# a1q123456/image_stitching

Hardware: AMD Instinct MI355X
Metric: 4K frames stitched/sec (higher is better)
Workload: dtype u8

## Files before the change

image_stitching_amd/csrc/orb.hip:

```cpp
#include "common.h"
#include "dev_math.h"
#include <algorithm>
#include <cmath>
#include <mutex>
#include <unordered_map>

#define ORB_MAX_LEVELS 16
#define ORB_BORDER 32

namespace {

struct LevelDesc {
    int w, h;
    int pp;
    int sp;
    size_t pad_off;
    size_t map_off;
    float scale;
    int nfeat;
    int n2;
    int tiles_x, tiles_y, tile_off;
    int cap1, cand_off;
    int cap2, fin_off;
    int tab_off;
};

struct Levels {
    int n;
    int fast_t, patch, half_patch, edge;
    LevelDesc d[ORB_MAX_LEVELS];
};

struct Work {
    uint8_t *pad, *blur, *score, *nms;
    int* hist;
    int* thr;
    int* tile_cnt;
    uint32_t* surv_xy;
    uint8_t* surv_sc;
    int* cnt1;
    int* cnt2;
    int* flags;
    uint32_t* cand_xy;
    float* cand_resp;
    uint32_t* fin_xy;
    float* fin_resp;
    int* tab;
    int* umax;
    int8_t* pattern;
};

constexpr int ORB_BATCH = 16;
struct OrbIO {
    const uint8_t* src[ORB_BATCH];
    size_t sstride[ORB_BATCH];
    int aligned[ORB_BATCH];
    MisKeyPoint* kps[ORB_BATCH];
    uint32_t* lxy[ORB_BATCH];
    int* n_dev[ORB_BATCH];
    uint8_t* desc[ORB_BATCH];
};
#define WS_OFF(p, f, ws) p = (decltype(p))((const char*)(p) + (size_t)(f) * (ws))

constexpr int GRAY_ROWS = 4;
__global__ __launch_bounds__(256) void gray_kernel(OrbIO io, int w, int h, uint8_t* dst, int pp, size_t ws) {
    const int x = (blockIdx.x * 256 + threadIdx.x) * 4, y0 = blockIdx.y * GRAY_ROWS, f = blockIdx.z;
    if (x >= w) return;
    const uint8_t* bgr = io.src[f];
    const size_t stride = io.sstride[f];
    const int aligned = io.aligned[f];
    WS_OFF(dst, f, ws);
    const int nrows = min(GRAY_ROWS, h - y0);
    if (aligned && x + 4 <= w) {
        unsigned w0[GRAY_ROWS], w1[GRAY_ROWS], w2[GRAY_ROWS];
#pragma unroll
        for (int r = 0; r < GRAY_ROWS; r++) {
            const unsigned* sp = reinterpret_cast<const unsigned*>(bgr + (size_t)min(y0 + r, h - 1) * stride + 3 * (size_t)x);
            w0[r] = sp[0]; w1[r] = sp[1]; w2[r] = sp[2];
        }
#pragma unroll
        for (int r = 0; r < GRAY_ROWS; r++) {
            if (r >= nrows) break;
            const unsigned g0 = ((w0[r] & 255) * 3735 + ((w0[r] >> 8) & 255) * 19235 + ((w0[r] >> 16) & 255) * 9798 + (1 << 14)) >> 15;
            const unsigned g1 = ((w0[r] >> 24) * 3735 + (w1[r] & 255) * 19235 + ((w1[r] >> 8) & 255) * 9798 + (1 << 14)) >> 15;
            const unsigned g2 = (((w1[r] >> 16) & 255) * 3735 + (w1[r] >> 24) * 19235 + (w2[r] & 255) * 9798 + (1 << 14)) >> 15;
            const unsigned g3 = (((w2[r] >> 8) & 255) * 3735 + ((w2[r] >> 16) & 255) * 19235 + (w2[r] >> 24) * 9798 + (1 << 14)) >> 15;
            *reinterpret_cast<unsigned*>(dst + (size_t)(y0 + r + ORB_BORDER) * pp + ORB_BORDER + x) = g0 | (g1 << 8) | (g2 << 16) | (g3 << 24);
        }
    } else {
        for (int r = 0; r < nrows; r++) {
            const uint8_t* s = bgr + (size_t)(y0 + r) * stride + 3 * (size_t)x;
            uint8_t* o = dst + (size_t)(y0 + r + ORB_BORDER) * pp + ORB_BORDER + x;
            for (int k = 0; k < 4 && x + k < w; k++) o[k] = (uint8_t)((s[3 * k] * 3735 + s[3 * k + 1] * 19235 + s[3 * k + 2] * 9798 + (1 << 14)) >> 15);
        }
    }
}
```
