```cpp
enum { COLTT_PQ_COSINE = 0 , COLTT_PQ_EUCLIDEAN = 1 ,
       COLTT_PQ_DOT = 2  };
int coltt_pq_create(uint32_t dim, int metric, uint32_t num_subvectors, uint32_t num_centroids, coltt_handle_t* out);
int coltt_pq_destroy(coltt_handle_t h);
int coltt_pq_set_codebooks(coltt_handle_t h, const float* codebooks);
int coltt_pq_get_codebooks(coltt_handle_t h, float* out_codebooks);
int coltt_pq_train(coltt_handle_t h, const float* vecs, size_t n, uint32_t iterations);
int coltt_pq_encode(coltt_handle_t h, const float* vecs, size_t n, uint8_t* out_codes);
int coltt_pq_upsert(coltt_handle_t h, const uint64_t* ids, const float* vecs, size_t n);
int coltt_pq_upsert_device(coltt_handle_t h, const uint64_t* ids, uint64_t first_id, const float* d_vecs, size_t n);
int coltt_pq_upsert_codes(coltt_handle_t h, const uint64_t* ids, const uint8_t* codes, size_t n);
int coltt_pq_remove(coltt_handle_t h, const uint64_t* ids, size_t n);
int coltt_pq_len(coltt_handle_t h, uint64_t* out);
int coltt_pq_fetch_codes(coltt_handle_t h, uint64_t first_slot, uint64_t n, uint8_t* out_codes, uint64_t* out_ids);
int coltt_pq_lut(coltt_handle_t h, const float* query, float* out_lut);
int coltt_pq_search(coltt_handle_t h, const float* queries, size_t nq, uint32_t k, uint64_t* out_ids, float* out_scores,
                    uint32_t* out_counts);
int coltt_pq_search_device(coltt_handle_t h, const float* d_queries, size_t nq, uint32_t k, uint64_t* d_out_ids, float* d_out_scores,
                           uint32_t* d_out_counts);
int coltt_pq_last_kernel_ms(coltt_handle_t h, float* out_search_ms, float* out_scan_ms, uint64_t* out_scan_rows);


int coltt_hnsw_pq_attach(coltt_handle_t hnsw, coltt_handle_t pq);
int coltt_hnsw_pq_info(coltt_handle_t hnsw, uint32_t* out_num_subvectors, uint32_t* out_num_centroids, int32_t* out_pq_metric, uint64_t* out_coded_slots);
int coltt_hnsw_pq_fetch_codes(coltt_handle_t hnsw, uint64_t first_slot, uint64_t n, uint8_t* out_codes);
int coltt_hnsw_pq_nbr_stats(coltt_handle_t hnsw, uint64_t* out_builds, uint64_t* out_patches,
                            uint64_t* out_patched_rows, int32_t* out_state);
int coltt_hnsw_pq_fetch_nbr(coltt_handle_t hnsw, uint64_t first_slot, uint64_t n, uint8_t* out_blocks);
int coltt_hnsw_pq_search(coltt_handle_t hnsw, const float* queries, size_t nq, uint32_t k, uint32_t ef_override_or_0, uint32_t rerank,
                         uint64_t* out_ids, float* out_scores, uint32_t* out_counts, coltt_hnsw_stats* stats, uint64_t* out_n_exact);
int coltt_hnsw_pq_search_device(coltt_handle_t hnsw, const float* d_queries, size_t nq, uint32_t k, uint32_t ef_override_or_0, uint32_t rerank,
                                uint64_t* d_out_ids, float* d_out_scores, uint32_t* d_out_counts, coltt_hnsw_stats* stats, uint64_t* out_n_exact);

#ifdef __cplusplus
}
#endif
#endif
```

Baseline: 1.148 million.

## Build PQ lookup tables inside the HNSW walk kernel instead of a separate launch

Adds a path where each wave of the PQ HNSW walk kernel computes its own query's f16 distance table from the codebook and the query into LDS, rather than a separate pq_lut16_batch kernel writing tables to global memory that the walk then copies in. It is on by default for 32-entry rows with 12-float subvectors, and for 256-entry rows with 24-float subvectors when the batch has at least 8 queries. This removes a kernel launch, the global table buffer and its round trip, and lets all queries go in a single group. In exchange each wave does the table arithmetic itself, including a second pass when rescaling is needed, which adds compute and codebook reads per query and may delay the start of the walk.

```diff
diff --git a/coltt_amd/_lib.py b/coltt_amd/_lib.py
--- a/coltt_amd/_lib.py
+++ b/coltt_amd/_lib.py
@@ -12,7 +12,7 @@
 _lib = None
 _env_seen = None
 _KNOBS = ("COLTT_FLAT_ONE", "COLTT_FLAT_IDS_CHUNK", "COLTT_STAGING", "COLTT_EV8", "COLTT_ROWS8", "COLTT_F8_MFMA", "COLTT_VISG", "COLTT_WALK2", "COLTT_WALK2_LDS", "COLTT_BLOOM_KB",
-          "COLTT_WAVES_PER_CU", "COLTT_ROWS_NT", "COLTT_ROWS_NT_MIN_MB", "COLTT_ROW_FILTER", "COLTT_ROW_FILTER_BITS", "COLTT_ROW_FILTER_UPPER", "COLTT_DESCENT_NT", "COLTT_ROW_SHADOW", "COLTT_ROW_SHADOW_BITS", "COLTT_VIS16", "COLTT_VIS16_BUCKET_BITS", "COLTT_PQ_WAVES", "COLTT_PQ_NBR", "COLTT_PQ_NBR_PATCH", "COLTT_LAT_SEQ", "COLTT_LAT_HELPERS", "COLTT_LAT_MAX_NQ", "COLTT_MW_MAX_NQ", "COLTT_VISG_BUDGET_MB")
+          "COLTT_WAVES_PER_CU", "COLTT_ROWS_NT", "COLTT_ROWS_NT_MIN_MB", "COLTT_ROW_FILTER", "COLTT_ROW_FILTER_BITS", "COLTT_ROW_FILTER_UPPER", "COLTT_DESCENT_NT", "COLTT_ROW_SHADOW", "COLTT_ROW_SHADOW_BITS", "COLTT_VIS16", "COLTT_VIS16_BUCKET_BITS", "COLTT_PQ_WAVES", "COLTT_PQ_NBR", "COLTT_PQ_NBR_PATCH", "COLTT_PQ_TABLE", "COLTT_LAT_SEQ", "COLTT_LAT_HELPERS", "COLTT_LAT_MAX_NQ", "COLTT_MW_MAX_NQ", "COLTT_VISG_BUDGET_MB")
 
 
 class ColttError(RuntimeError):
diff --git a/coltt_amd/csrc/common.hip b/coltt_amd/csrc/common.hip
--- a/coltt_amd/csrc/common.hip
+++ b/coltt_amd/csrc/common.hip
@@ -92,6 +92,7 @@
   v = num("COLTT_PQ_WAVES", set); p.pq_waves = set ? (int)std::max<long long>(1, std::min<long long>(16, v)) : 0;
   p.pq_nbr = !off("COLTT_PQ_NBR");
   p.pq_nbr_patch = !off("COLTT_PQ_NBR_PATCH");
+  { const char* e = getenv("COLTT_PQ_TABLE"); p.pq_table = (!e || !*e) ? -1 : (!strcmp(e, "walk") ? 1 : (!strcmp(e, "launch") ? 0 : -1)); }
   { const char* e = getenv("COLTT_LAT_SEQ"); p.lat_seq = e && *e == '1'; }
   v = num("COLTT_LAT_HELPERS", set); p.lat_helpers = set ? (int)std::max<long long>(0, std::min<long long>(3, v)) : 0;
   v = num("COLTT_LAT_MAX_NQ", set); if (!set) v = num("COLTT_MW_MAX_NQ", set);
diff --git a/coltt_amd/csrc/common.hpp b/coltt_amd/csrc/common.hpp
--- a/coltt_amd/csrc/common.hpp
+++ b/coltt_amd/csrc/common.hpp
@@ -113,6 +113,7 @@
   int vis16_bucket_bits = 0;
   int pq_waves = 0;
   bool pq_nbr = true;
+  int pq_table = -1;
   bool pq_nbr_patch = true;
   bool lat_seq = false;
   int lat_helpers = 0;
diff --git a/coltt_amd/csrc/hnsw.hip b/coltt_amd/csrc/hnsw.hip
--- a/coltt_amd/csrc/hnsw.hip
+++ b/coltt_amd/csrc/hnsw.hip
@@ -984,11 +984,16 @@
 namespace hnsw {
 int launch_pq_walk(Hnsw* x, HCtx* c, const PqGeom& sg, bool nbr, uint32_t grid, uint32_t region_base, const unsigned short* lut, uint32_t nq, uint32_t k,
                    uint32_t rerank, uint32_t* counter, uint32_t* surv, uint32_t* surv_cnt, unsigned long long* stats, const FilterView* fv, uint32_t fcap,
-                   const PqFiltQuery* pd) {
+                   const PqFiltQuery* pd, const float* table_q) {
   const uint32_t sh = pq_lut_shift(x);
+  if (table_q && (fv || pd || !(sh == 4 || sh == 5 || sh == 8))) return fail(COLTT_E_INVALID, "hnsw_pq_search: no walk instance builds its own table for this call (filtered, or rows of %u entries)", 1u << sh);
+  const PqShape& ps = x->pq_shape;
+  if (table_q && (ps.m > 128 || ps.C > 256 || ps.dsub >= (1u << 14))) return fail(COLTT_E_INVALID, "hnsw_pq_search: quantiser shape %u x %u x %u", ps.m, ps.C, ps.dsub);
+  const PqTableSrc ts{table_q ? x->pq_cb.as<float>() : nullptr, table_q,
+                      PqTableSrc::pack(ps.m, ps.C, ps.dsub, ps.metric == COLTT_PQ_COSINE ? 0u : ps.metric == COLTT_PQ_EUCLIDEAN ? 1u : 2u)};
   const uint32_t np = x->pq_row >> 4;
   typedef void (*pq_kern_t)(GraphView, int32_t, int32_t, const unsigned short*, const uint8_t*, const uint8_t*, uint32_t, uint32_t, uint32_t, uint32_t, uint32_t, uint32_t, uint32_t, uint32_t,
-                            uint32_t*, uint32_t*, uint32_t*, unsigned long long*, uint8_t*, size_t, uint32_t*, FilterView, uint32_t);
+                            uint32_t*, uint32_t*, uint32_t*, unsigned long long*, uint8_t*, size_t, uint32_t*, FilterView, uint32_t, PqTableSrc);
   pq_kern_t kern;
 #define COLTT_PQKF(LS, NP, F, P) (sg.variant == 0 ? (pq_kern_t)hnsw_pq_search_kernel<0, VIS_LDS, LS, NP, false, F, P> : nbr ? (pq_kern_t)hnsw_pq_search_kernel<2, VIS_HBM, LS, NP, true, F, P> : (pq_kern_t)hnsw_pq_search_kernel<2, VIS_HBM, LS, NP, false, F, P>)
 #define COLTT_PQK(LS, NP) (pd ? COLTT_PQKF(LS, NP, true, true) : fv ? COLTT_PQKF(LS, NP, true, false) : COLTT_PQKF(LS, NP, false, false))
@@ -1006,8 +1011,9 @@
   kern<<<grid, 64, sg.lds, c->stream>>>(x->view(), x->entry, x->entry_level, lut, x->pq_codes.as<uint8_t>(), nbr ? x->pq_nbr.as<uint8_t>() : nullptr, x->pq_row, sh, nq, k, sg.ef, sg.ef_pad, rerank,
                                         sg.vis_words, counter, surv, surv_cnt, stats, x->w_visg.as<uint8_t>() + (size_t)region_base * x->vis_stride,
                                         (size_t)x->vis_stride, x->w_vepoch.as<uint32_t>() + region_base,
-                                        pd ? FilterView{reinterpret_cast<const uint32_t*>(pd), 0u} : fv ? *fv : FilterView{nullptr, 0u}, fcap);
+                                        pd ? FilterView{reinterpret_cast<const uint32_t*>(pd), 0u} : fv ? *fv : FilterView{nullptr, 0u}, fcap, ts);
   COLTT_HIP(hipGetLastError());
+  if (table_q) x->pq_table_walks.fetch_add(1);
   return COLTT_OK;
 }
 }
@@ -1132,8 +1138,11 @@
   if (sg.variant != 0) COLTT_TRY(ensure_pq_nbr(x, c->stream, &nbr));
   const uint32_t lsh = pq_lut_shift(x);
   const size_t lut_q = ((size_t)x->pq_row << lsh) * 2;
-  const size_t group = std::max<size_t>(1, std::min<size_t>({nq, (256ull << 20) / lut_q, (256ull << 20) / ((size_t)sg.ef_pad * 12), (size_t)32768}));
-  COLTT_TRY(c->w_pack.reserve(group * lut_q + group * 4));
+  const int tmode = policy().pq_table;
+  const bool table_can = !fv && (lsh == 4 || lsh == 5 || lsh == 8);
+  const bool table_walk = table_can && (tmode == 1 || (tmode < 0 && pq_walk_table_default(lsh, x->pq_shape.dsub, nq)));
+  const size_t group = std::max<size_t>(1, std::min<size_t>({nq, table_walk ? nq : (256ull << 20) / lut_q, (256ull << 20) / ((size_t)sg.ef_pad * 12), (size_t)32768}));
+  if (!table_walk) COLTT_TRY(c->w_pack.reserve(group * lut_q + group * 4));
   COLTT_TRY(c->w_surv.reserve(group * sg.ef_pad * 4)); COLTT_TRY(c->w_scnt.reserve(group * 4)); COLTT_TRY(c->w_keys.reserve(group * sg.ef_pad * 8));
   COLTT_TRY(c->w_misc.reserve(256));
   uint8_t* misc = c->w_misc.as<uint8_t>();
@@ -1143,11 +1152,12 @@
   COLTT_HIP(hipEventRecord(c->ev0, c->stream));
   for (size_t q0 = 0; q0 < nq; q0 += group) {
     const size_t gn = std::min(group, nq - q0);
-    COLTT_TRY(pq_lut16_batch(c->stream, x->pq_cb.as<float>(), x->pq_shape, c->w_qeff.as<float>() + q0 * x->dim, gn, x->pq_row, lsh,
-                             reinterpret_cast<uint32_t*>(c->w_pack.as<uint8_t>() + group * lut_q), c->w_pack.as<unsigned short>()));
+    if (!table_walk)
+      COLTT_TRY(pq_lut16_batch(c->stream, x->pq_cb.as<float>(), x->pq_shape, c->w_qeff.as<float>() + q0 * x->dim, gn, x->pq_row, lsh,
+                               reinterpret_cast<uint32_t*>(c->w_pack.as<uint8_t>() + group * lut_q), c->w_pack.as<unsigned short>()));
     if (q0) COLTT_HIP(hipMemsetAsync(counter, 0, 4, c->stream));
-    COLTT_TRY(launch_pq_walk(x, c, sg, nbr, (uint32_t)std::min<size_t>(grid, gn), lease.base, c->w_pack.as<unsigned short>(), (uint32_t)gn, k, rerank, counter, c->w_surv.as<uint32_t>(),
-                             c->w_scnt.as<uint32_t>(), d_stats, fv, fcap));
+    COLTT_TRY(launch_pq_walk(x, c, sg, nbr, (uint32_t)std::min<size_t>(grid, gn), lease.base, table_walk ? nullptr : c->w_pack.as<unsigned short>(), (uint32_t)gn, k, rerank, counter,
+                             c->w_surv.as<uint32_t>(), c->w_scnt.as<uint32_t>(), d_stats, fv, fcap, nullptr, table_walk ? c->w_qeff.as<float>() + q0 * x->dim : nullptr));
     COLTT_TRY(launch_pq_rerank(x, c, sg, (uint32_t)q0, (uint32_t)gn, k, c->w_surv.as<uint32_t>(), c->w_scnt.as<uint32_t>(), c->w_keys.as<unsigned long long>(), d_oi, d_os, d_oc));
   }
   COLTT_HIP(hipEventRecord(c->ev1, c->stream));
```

+ + + +

▶ [Instructions for the task]: I need each line from the listing where the word "stream" occurs.

▶ [Exercise response]:
   kern<<<grid, 64, sg.lds, c->stream>>>(x->view(), x->entry, x->entry_level, lut, x->pq_codes.as<uint8_t>(), nbr ? x->pq_nbr.as<uint8_t>() : nullptr, x->pq_row, sh, nq, k, sg.ef, sg.ef_pad, rerank,
   if (sg.variant != 0) COLTT_TRY(ensure_pq_nbr(x, c->stream, &nbr));
   COLTT_HIP(hipEventRecord(c->ev0, c->stream));
-    COLTT_TRY(pq_lut16_batch(c->stream, x->pq_cb.as<float>(), x->pq_shape, c->w_qeff.as<float>() + q0 * x->dim, gn, x->pq_row, lsh,
+      COLTT_TRY(pq_lut16_batch(c->stream, x->pq_cb.as<float>(), x->pq_shape, c->w_qeff.as<float>() + q0 * x->dim, gn, x->pq_row, lsh,
     if (q0) COLTT_HIP(hipMemsetAsync(counter, 0, 4, c->stream));
   COLTT_HIP(hipEventRecord(c->ev1, c->stream));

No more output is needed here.